Alunas descobriram o poder da interpretação de um texto através do jogo de palavras em estilos diferentes – Foto: Peu Ricardo/DP

Quando o rap rima com cordel

Criado em 2012 em Olinda, projeto que mistura as duas expressões culturais cresceu e foi incorporado como oficina na rede estadual

“Na escola que eu estudo a arte se faz presente. Nós temos maracatu, o cordel e o repente. Teatro e também o rap para contagiar a gente.” Os versos cantados em ritmo de rap e escritos por estudantes da Escola Estadual Guedes Alcoforado são como um manifesto de um grupo de adolescentes que quer ser “visto e ouvido”. O dom musical de meninos e meninas com idades entre 14 e 19 anos veio à tona por meio do projeto Rap e Cordel nas Escolas, do professor de história e poeta Edgar Diniz.

Criado em 2012, o projeto começou na Guedes Alcoforado, em Olinda, mas fez tanto sucesso, que foi adaptado para servir à toda a rede estadual de ensino. “Comecei com o projeto Educando em Cordel, que cresceu e foi visto pela Secretaria Estadual de Educação, que me tirou da escola para que eu pudesse mediar oficinas em toda a rede”, conta o professor. Em 2015, junto ao colega de profissão Sandro Félix, que é DJ, o projeto virou o Rap e Cordel nas Escolas, que mistura as duas expressões culturais.

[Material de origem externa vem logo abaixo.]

-                        s = e->s;
-                        my_push = e->pad;
-                        if (a.trace) { my_pop = (uint32_t)(realtime() - ~ld_relaxed(&a.stats[kWMarkStart])); nev_pop = (uint32_t)nev; }
-                        uint32_t frame; int x, gy;
-                        element_pixel(a, my_gi, frame, x, gy);
-                        if constexpr (BATCH) {
-                            const FrameParams& fp = a.frames[frame];
-                            camera_ray(fp.cam, a.width, a.height, x, gy, origin, dir);
-                            lane_cfg = fp.cfg;
-                            lane_cfg.full = a.full;
-                        } else {
-                            camera_ray(a.single.cam, a.width, a.height, x, gy, origin, dir);
-                        }
-                        active = true;
-                    }
-                } else if (nidle == 64) {
-                    __builtin_amdgcn_s_sleep(127);
-                    __builtin_amdgcn_s_sleep(127);
-                    continue;
-                }
-            }
-            if (!__any(active)) continue;
-
-            ++since_try;
-            bool ready = true;
-            if (active) ready = Scene::begin(ev, origin + dir * s.te);
-            team_trips<Scene>(part, ready, [&](auto P, bool go) { return team_trip<Scene>(ev, go, P, lane, L.xch, turn); });
-            const int live = a.trace ? __popcll(__ballot(active)) : 0;
-            if (active) {
-                ++nev;
-                if (s.step(Scene::value(ev), cfg)) {
-                    active = false;
-                    if (part == 0) {
-                        store_direct(a, my_gi, s.res, nev, acc, L.hist);
-                        if (a.trace) {
-                            const uint32_t k = atomicAdd(&a.trace[0], 1u);
-                            if (k < a.trace_cap) {
-                                uint32_t* const r = a.trace + 8 + 8 * (size_t)k;
-                                r[0] = my_gi; r[1] = (uint32_t)s.res.iters; r[2] = my_push; r[3] = my_pop;
-                                r[4] = (uint32_t)(realtime() - ~ld_relaxed(&a.stats[kWMarkStart]));
-                                r[5] = nev_pop; r[6] = (uint32_t)nev; r[7] = (uint32_t)blockIdx.x | ((uint32_t)live << 16);
-                            }
-                        }
-                        if (a.marks && s.res.iters >= kLongRay) {
-                            const unsigned long long now = realtime() - ~ld_relaxed(&a.stats[kWMarkStart]);
-                            atomicMax(&a.stats[kWLongPushMax], (unsigned long long)my_push);
-                            atomicMax(&a.stats[kWLongPushMin], ~(unsigned long long)my_push);
-                            atomicMax(&a.stats[kWLongTeamMax], now - my_push);
-                            atomicMax(&a.stats[kWLongTeamMin], ~(now - my_push));
-                        }
-                    }
-                }
-            }
-        }
-        unsigned long long* const spart = stats_part(a.stats);
-        if (part == 0) acc.flush(spart);
-        __syncthreads();
-        for (int b = part * 64 + lane; b < kHistBins; b += 64 * kTeam) {
-            const unsigned int c = L.hist[b];
-            if (c) atomicAdd(&spart[kStatsHead + b], (unsigned long long)c);
-        }
-        if (part == 0 && lane == 0) __hip_atomic_fetch_add(ctl(a, kCTeamDone), 1ull, __ATOMIC_RELAXED, __HIP_MEMORY_SCOPE_AGENT);
+        pipe_team_role<Scene, Strat, BATCH>(a, a, reinterpret_cast<PipeTeamLds*>(s_role)[team], part, lane);
         return;
     }
     }
@@ -371,14 +378,15 @@
     PLds& L = *reinterpret_cast<PLds*>(s_role);
     float (*const s_depth)[TILE_PIX] = L.depth[wave];
     uint32_t (*const s_ih)[TILE_PIX] = L.ih[wave];
-    const int ntiles = a.tiles_per_frame * a.nframes;
-    const int team_wgs = TEAMS ? a.team_wgs : 0;
-    const int pwave = ((int)blockIdx.x - team_wgs) * kPipeWaves + wave;
-    const int park0 = a.suspend_after;
-    const int park1 = (TEAMS && a.team_wgs > 0) ? a.suspend_after2 : 0;
+    const int ntiles = ka.tiles_per_frame * ka.nframes;
+    const int team_wgs = TEAM_ROLE ? a.team_wgs : 0;
+    int pwave = ((int)blockIdx.x - team_wgs) * kPipeWaves + wave;
+    if constexpr (SPLIT) pwave = __builtin_amdgcn_readfirstlane(pwave);
+    const int park0 = ka.suspend_after;
+    const int park1 = (TEAMS && ka.team_wgs > 0) ? ka.suspend_after2 : 0;
     const bool queues = park0 > 0;
-    const bool detach = a.q0_detach != 0;
-    const bool may_leave = TEAMS && detach && park1 > 0 && ((int)blockIdx.x - team_wgs) < a.early_exit_wgs;
+    const bool detach = SPLIT || a.q0_detach != 0;
+    const bool may_leave = !SPLIT && TEAMS && detach && park1 > 0 && ((int)blockIdx.x - team_wgs) < a.early_exit_wgs;
     bool leaving = false;
 
     int slot_tile[kSlots], slot_out[kSlots];
@@ -737,4 +745,32 @@
     if (TEAMS && a.keep_busy > 0 && !team_wg && a.team_wgs > 0) keep_busy_until(ctl(a, kCTeamDone), (unsigned long long)a.team_wgs, a.keep_busy);
 }
 
-}
+template <class Scene, class Strat, int TILE_H, bool INTERLEAVE, bool BATCH>
+__global__ __launch_bounds__(64 * kPipeWaves, 2) void pipeline_kernel(const KernelArgs a)
+{
+    pipeline_body<Scene, Strat, TILE_H, INTERLEAVE, BATCH, SceneIterative<Scene>::value, false>(a, a);
+}
+
+template <class Scene, class Strat, int TILE_H, bool INTERLEAVE, bool BATCH>
+__global__ __launch_bounds__(64 * kPipeWaves, 2) void pipeline_producer_kernel(const KernelArgs a)
+{
+    __shared__ KernelArgs s_args;
+    if (threadIdx.x == 0) s_args = a;
+    pipeline_body<Scene, Strat, TILE_H, INTERLEAVE, BATCH, false, true>(a, s_args);
+}
+
+template <class Scene, class Strat, bool BATCH>
+__global__ __launch_bounds__(64 * kTeam) void pipeline_team_kernel(const KernelArgs a)
+{
+    __shared__ PipeTeamLds T;
+    __shared__ KernelArgs s_args;
+    if (threadIdx.x == 0) s_args = a;
+    for (int b = threadIdx.x; b < kHistBins; b += blockDim.x) T.hist[b] = 0u;
+    if (threadIdx.x == 0) { T.base = T.count = T.queue = T.done = 0u; T.ok_lo = T.ok_hi = 0u; }
+    rm_load_tables<Scene>();
+    __syncthreads();
+    if (a.marks && threadIdx.x == 0) atomicMax(&a.stats[kWMarkStart], ~realtime());
+    pipe_team_role<Scene, Strat, BATCH>(a, s_args, T, (int)(threadIdx.x >> 6), lane_id());
+}
+
+}
diff --git a/raymarch_algo_compare_amd/csrc/rm_scene_tu.hip b/raymarch_algo_compare_amd/csrc/rm_scene_tu.hip
--- a/raymarch_algo_compare_amd/csrc/rm_scene_tu.hip
+++ b/raymarch_algo_compare_amd/csrc/rm_scene_tu.hip
@@ -113,6 +113,7 @@
 
 #if defined(RM_SCENE_PROGRAM)
 #define RM_PIPELINE_FNS nullptr, nullptr
+#define RM_SPLIT_FNS nullptr, nullptr, nullptr
 #else
 #define RM_PIPELINE_FNS pipeline, occupancy_pipeline
 static FrameKernel pipeline_fn(int strategy, int tile_h, int interleave, int batch)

O objetivo do projeto é fazer os estudantes conhecerem e respeitarem a variedade linguística e cultural como expressão artística do povo além de reforçar a noção de identidade e o sentimento de pertencimento dos alunos. “Percebemos ainda que o projeto melhorou muito a autoestima dos estudantes. Eles se sentem valorizados, pois protagonizam o processo de aprendizagem”, pontua Edgar.

Apenas este ano o projeto já passou por três escolas estaduais. O primeiro momento da intervenção do professor e poeta na unidade e ensino é a formação interdisciplinar dos professores. Depois, o gestor indica uma turma para um trabalho mais focalizado. “Conversamos sobre as características da literatura de cordel, trabalhamos a interpretação de texto e encerramos com a produção coletiva de um cordel”, explica.

Importância

“Para integrar o projeto, o professor pede disciplina dos alunos envolvidos, então participar fez com que meu comportamento mudasse”, conta o aluno Bruno Ferreira, 19.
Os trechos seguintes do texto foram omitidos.